(PROBLEM DETAILS)
Across all the records, filter for lines with the word "return" and copy them.

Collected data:
## Fuse landmark Schur terms into stats kernel and split pair building across warps

The per-landmark Schur quantities (se2, etb, wa, wp) are now computed inside the stats kernel while the Jd/res data is already loaded. The LM kernel then only rescales wa and wp by the pose scaling on the first solve iteration, and ete is assembled in the pre kernel from the damping term plus the cached se2. Separately, the pair-building kernel now runs 8 warps per block-row instead of one, with per-warp counts stored in a new wcnt buffer so the offsets stay deterministic. The fusion depends on the pose scaling scf being fixed after iteration 0 and on stats running before pre, so it adds coupling and extra workspace in exchange for fewer passes over the Jacobians.

```diff
diff --git a/alvaar_b200/csrc/ba.cu b/alvaar_b200/csrc/ba.cu
--- a/alvaar_b200/csrc/ba.cu
+++ b/alvaar_b200/csrc/ba.cu
@@ -37,6 +37,7 @@
     double *nf, *gf, *scf, *diagf, *Df;
     double *ne, *ge, *sce, *diage, *De;
     double *ete, *etb, *wa, *ye;
+    double *se2;
     double *S, *rhs, *yf;
     double *cand_poses, *cand_invd;
     double *cost_part;
@@ -51,6 +52,7 @@
     uint32_t *plist;
     int32_t *blk_start;
     int32_t *blk_off;
+    int32_t *wcnt;
     uint64_t *pairs;
     const int32_t* obs_lm_in;
     int32_t* obs_lm_w;
@@ -368,9 +370,10 @@
     if (threadIdx.x == 0) P.cost_part[blockIdx.x] = tot;
 }
 
-__device__ __forceinline__ void stats_landmark(const BaProblem& P, int l) {
+__device__ __forceinline__ void stats_landmark(const BaProblem& P, int l, bool first) {
+    const int b = P.lm_start[l], e = P.lm_start[l + 1];
     double ne = 0, ge = 0;
-    for (int i = P.lm_start[l]; i < P.lm_start[l + 1]; i++) {
+    for (int i = b; i < e; i++) {
         const int o = P.lm_obs[i];
         const double d0 = P.Jd[2 * o], d1 = P.Jd[2 * o + 1];
         ne += d0 * d0 + d1 * d1;
@@ -378,6 +381,27 @@
     }
     P.ne[l] = ne;
     P.ge[l] = ge;
+    double sce;
+    if (first) { sce = 1.0 / (1.0 + sqrt(ne)); P.sce[l] = sce; }
+    else sce = P.sce[l];
+    if (e == b) { P.se2[l] = 0; return; }
+    const int ca = P.pose_col[P.anch_kf[l]];
+    double se2 = 0, etb = 0, wa[6] = {0, 0, 0, 0, 0, 0};
+    for (int i = b; i < e; i++) {
+        const int o = P.lm_obs[i];
+        const int cp = P.pose_col[P.obs_kf[o]];
+        const double e0 = P.Jd[2 * o] * sce, e1 = P.Jd[2 * o + 1] * sce;
+        se2 += e0 * e0 + e1 * e1;
+        etb += e0 * P.res[2 * o] + e1 * P.res[2 * o + 1];
+        for (int c = 0; c < 6; c++) {
+            const double ja0 = P.Ja[12 * o + c], ja1 = P.Ja[12 * o + 6 + c];
+            if (ca >= 0) wa[c] += first ? e0 * ja0 + e1 * ja1 : (e0 * ja0 + e1 * ja1) * P.scf[ca + c];
+            P.wp[6 * o + c] = cp < 0 ? 0.0 : first ? e0 * -ja0 + e1 * -ja1 : (e0 * -ja0 + e1 * -ja1) * P.scf[cp + c];
+        }
+    }
+    P.se2[l] = se2;
+    P.etb[l] = etb;
+    for (int c = 0; c < 6; c++) P.wa[6 * l + c] = wa[c];
 }
 __device__ __forceinline__ void stats_pose_partial(const BaProblem& P, int b, int gt, double* v) {
     int eb = 0;
@@ -421,7 +445,7 @@
     if ((int)blockIdx.x < D.nbs) {
         const int l = blockIdx.x * BS_THREADS + threadIdx.x;
         if (l >= D.nlm) return;
-        stats_landmark(P, l);
+        stats_landmark(P, l, st.iteration == 0);
         return;
     }
     const int b = blockIdx.x - D.nbs;
@@ -443,18 +467,23 @@
     }
 }
 
+constexpr int PR_WARPS = 8;
 template <int MODE>
-__global__ void __launch_bounds__(32) ba_pairs_kernel(const BaProblem* __restrict__ probs, BaDims D) {
+__global__ void __launch_bounds__(32 * PR_WARPS) ba_pairs_kernel(const BaProblem* __restrict__ probs, BaDims D) {
     const BaProblem P = probs[blockIdx.y];
     BaState& st = *P.st;
-    const int nb = st.ncols / 6, bi = blockIdx.x, lane = threadIdx.x;
-    if (!st.use_gather) return;
-    __shared__ int cnt[NBMAX];
-    __shared__ int boff[NBMAX];
+    const int nb = st.ncols / 6, bi = blockIdx.x, lane = threadIdx.x & 31, warp = threadIdx.x >> 5;
+    __shared__ int go;
+    __shared__ int cnt[PR_WARPS][NBMAX];
+    __shared__ int boff[PR_WARPS][NBMAX];
+    if (threadIdx.x == 0) go = st.use_gather;
+    __syncthreads();
+    if (!go) return;
     if (bi >= nb) {
-        if (MODE == 0) for (int bj = lane; bj < NBMAX; bj += 32) P.blk_start[bi * NBMAX + bj + 1] = 0;
+        if (MODE == 0) for (int bj = threadIdx.x; bj < NBMAX; bj += blockDim.x) P.blk_start[bi * NBMAX + bj + 1] = 0;
         return;
     }
+    int* wc = P.wcnt + (size_t)bi * PR_WARPS * NBMAX;
     int base_row = 0;
     if (MODE == 1) {
         int sum = 0;
@@ -463,21 +492,26 @@
         for (int off = 16; off; off >>= 1) sum += __shfl_xor_sync(0xffffffffu, sum, off);
         base_row = sum;
     }
-    if (lane < NBMAX) cnt[lane] = 0;
-    if (lane == 0) {
+    if (lane < NBMAX) cnt[warp][lane] = 0;
+    if (MODE == 1 && lane == 0) {
         int run = base_row;
         for (int bj = 0; bj < NBMAX; bj++) {
-            boff[bj] = run;
-            if (MODE == 1) { P.blk_off[bi * NBMAX + bj] = run; run += P.blk_start[bi * NBMAX + bj + 1]; }
+            int before = 0;
+            for (int w = 0; w < warp; w++) before += wc[w * NBMAX + bj];
+            boff[warp][bj] = run + before;
+            if (warp == 0) P.blk_off[bi * NBMAX + bj] = run;
+            run += P.blk_start[bi * NBMAX + bj + 1];
         }
     }
     __syncwarp();
     int eb = 0;
     for (int i = 0; i < bi; i++) eb += P.pstart[i + 1];
     const int ee = eb + P.pstart[bi + 1];
-    for (int c0 = eb; c0 < ee; c0 += 32) {
+    const int nchunk = (ee - eb + 31) / 32, per = (nchunk + PR_WARPS - 1) / PR_WARPS;
+    const int cb = eb + 32 * min(nchunk, warp * per), ce = min(ee, eb + 32 * min(nchunk, (warp + 1) * per));
+    for (int c0 = cb; c0 < ce; c0 += 32) {
         const int idx = c0 + lane;
-        const bool live = idx < ee;
+        const bool live = idx < ce;
         const uint32_t en = live ? P.plist[idx] : 0u;
         const int l = en >> 8, su = en & 0xff;
         const int ob = live ? P.lm_start[l] : 0, ns = live ? P.lm_start[l + 1] - ob : -1;
@@ -503,24 +537,30 @@
             const uint32_t m = __match_any_sync(0xffffffffu, bjv);
             if (bjv >= 0) {
                 const int rank = __popc(m & ((1u << lane) - 1));
-                const int old = cnt[bjv];
+                const int old = cnt[warp][bjv];
                 if (MODE == 1) {
-                    const int pos = boff[bjv] + old + rank;
+                    const int pos = boff[warp][bjv] + old + rank;
                     if (pos < D.ecap)
                         P.pairs[pos] = ((uint64_t)l << 48) | ((uint64_t)su << 40) | ((uint64_t)sv << 32) | ((uint64_t)(ou & 0xffff) << 16) |
                                        (uint64_t)(bjv_ov & 0xffff);
                 }
                 __syncwarp(m);
-                if (rank == 0) cnt[bjv] = old + __popc(m);
+                if (rank == 0) cnt[warp][bjv] = old + __popc(m);
             }
             __syncwarp();
         }
     }
     if (MODE == 0) {
-        if (lane < NBMAX) P.blk_start[bi * NBMAX + lane + 1] = cnt[lane];
-    } else if (bi == nb - 1 && lane == 0) {
+        if (lane < NBMAX) wc[warp * NBMAX + lane] = cnt[warp][lane];
+        __syncthreads();
+        if (threadIdx.x < NBMAX) {
+            int t = 0;
+            for (int w = 0; w < PR_WARPS; w++) t += cnt[w][threadIdx.x];
+            P.blk_start[bi * NBMAX + threadIdx.x + 1] = t;
+        }
+    } else if (bi == nb - 1 && threadIdx.x == 0) {
         int total = base_row;
-        for (int bj = 0; bj < NBMAX; bj++) total += cnt[bj];
+        for (int bj = 0; bj < NBMAX; bj++) total += P.blk_start[bi * NBMAX + bj + 1];
         if (total > D.ecap) st.use_gather = 0;
     }
 }
@@ -555,10 +595,8 @@
         for (int l = tid; l < D.nlm; l += NT)
             if (P.lm_start[l + 1] > P.lm_start[l]) gm = fmax(gm, fabs(P.ge[l]));
         gm = block_max_dyn(gm, red);
-        if (st.iteration == 0) {
+        if (st.iteration == 0)
             for (int i = tid; i < n; i += NT) P.scf[i] = 1.0 / (1.0 + sqrt(P.nf[i]));
-            for (int l = tid; l < D.nlm; l += NT) P.sce[l] = 1.0 / (1.0 + sqrt(P.ne[l]));
-        }
         __syncthreads();
         if (tid == 0) {
             st.x_cost = x_cost; st.xnorm = sqrt(xn); st.gmax = gm; st.push_cost = x_cost;
@@ -592,7 +630,9 @@
     }
     for (int l = tid; l < D.nlm; l += NT) {
         if (!reuse) P.diage[l] = fmin(fmax(P.ne[l] * P.sce[l] * P.sce[l], 1e-6), 1e32);
-        P.De[l] = sqrt(P.diage[l] / radius);
+        const double De = sqrt(P.diage[l] / radius);
+        P.De[l] = De;
+        P.ete[l] = De * De + P.se2[l];
     }
     for (int i = tid; i < NMAX * NMAX; i += NT) P.S[i] = 0;
     for (int i = tid; i < NMAX; i += NT) P.rhs[i] = 0;
@@ -769,32 +809,22 @@
 }
 
 
-__device__ __forceinline__ void lm_landmark(const BaProblem& P, int l) {
+__device__ __forceinline__ void scale_landmark(const BaProblem& P, int l) {
     const int b = P.lm_start[l], e = P.lm_start[l + 1];
     if (e == b) return;
     const int ca = P.pose_col[P.anch_kf[l]];
-    const double sce = P.sce[l];
-    double ete = P.De[l] * P.De[l], etb = 0, wa[6] = {0, 0, 0, 0, 0, 0};
+    if (ca >= 0) for (int c = 0; c < 6; c++) P.wa[6 * l + c] *= P.scf[ca + c];
     for (int i = b; i < e; i++) {
         const int o = P.lm_obs[i];
         const int cp = P.pose_col[P.obs_kf[o]];
-        const double e0 = P.Jd[2 * o] * sce, e1 = P.Jd[2 * o + 1] * sce;
-        ete += e0 * e0 + e1 * e1;
-        etb += e0 * P.res[2 * o] + e1 * P.res[2 * o + 1];
-        for (int c = 0; c < 6; c++) {
-            if (ca >= 0) wa[c] += (e0 * P.Ja[12 * o + c] + e1 * P.Ja[12 * o + 6 + c]) * P.scf[ca + c];
-            P.wp[6 * o + c] = cp >= 0 ? (e0 * -P.Ja[12 * o + c] + e1 * -P.Ja[12 * o + 6 + c]) * P.scf[cp + c] : 0.0;
-        }
-    }
-    P.ete[l] = ete;
-    P.etb[l] = etb;
-    for (int c = 0; c < 6; c++) P.wa[6 * l + c] = wa[c];
+        if (cp >= 0) for (int c = 0; c < 6; c++) P.wp[6 * o + c] *= P.scf[cp + c];
+    }
 }
 __global__ void __launch_bounds__(128) ba_lm_kernel(const BaProblem* __restrict__ probs, BaDims D) {
     const BaProblem P = probs[blockIdx.y];
     if (P.st->done) return;
     const int l = blockIdx.x * 128 + threadIdx.x;
-    if (P.st->use_gather) { if (l < D.nlm) lm_landmark(P, l); }
+    if (P.st->use_gather) { if (l < D.nlm && P.st->iteration == 1) scale_landmark(P, l); }
     else if (l < D.nlm) schur_landmark<false>(P, D, l);
 }
 
@@ -1293,7 +1323,7 @@
     d += (size_t)nobs * (2 + 12 + 2 + 6);
     d += 5 * (size_t)NMAX;
     d += 5 * (size_t)nlm;
-    d += (size_t)nlm * (1 + 1 + 6 + 1);
+    d += (size_t)nlm * (1 + 1 + 6 + 1 + 1);
     d += (size_t)NMAX * NMAX + 2 * NMAX;
     d += (size_t)nkf * 7 + nlm;
     d += (size_t)nblk;
@@ -1305,6 +1335,7 @@
     bytes += align_up((size_t)(NBMAX + 1) * 4, 8) + align_up(((size_t)nobs + (size_t)nlm) * 4, 8);
     bytes += 2 * align_up((size_t)(NBMAX * NBMAX + 1) * 4, 8) + align_up((size_t)(8 * (size_t)nobs + 2 * (size_t)nlm) * 8, 8);
     bytes += align_up((size_t)NBMAX * 4, 8);
+    bytes += align_up((size_t)NBMAX * PR_WARPS * NBMAX * 4, 8);
     bytes += align_up(sizeof(BaState), 8);
     return align_up(bytes, 256);
 }
@@ -1345,7 +1376,7 @@
             P.wp = take(6 * (size_t)nobs);
             P.nf = take(NMAX); P.gf = take(NMAX); P.scf = take(NMAX); P.diagf = take(NMAX); P.Df = take(NMAX);
             P.ne = take(nlm); P.ge = take(nlm); P.sce = take(nlm); P.diage = take(nlm); P.De = take(nlm);
-            P.ete = take(nlm); P.etb = take(nlm); P.wa = take(6 * (size_t)nlm); P.ye = take(nlm);
+            P.ete = take(nlm); P.etb = take(nlm); P.wa = take(6 * (size_t)nlm); P.ye = take(nlm); P.se2 = take(nlm);
             P.S = take((size_t)NMAX * NMAX); P.rhs = take(NMAX); P.yf = take(NMAX);
             P.cand_poses = take(7 * (size_t)nkf); P.cand_invd = take(nlm); P.cost_part = take(nblk);
             P.Wt = g_ba_dense_schur ? take((size_t)((nlm + 3) / 4 * 4) * NMAX) : nullptr;
@@ -1365,6 +1396,7 @@
             P.blk_off = reinterpret_cast<int32_t*>(b); b += align_up((size_t)(NBMAX * NBMAX + 1) * 4, 8);
             P.pairs = reinterpret_cast<uint64_t*>(b); b += align_up((size_t)(8 * (size_t)nobs + 2 * (size_t)nlm) * 8, 8);
             P.ga_ticket = reinterpret_cast<int32_t*>(b); b += align_up((size_t)NBMAX * 4, 8);
+            P.wcnt = reinterpret_cast<int32_t*>(b); b += align_up((size_t)NBMAX * PR_WARPS * NBMAX * 4, 8);
             P.obs_lm_in = nullptr; P.obs_lm_w = nullptr; P.flags = nullptr;
             if (local) {
                 P.obs_lm_in = P.obs_lm;
@@ -1397,9 +1429,9 @@
         cudaStream_t ps = ctx->stream;
         if (ctx->aux_stream && cudaEventRecord(ctx->aux_fork, ctx->stream) == cudaSuccess &&
             cudaStreamWaitEvent(ctx->aux_stream, ctx->aux_fork, 0) == cudaSuccess) { ps = ctx->aux_stream; forked = true; }
-        ba_pairs_kernel<0><<<pr_grid, 32, 0, ps>>>(dp, D);
+        ba_pairs_kernel<0><<<pr_grid, 32 * PR_WARPS, 0, ps>>>(dp, D);
         ALVA_LAUNCH_CHECK(ctx);
-        ba_pairs_kernel<1><<<pr_grid, 32, 0, ps>>>(dp, D);
+        ba_pairs_kernel<1><<<pr_grid, 32 * PR_WARPS, 0, ps>>>(dp, D);
         ALVA_LAUNCH_CHECK(ctx);
         if (forked) ALVA_CUDA(cudaEventRecord(ctx->aux_join, ps));
     }
```

New measurement: 40240 (median of 6 runs). +2.9%, better.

(PROBLEM SOLUTION)
+    if (e == b) { P.se2[l] = 0; return; }
         if (l >= D.nlm) return;
         return;
-    if (!st.use_gather) return;
+    if (!go) return;
         return;
     if (e == b) return;
     if (P.st->done) return;
     return align_up(bytes, 256);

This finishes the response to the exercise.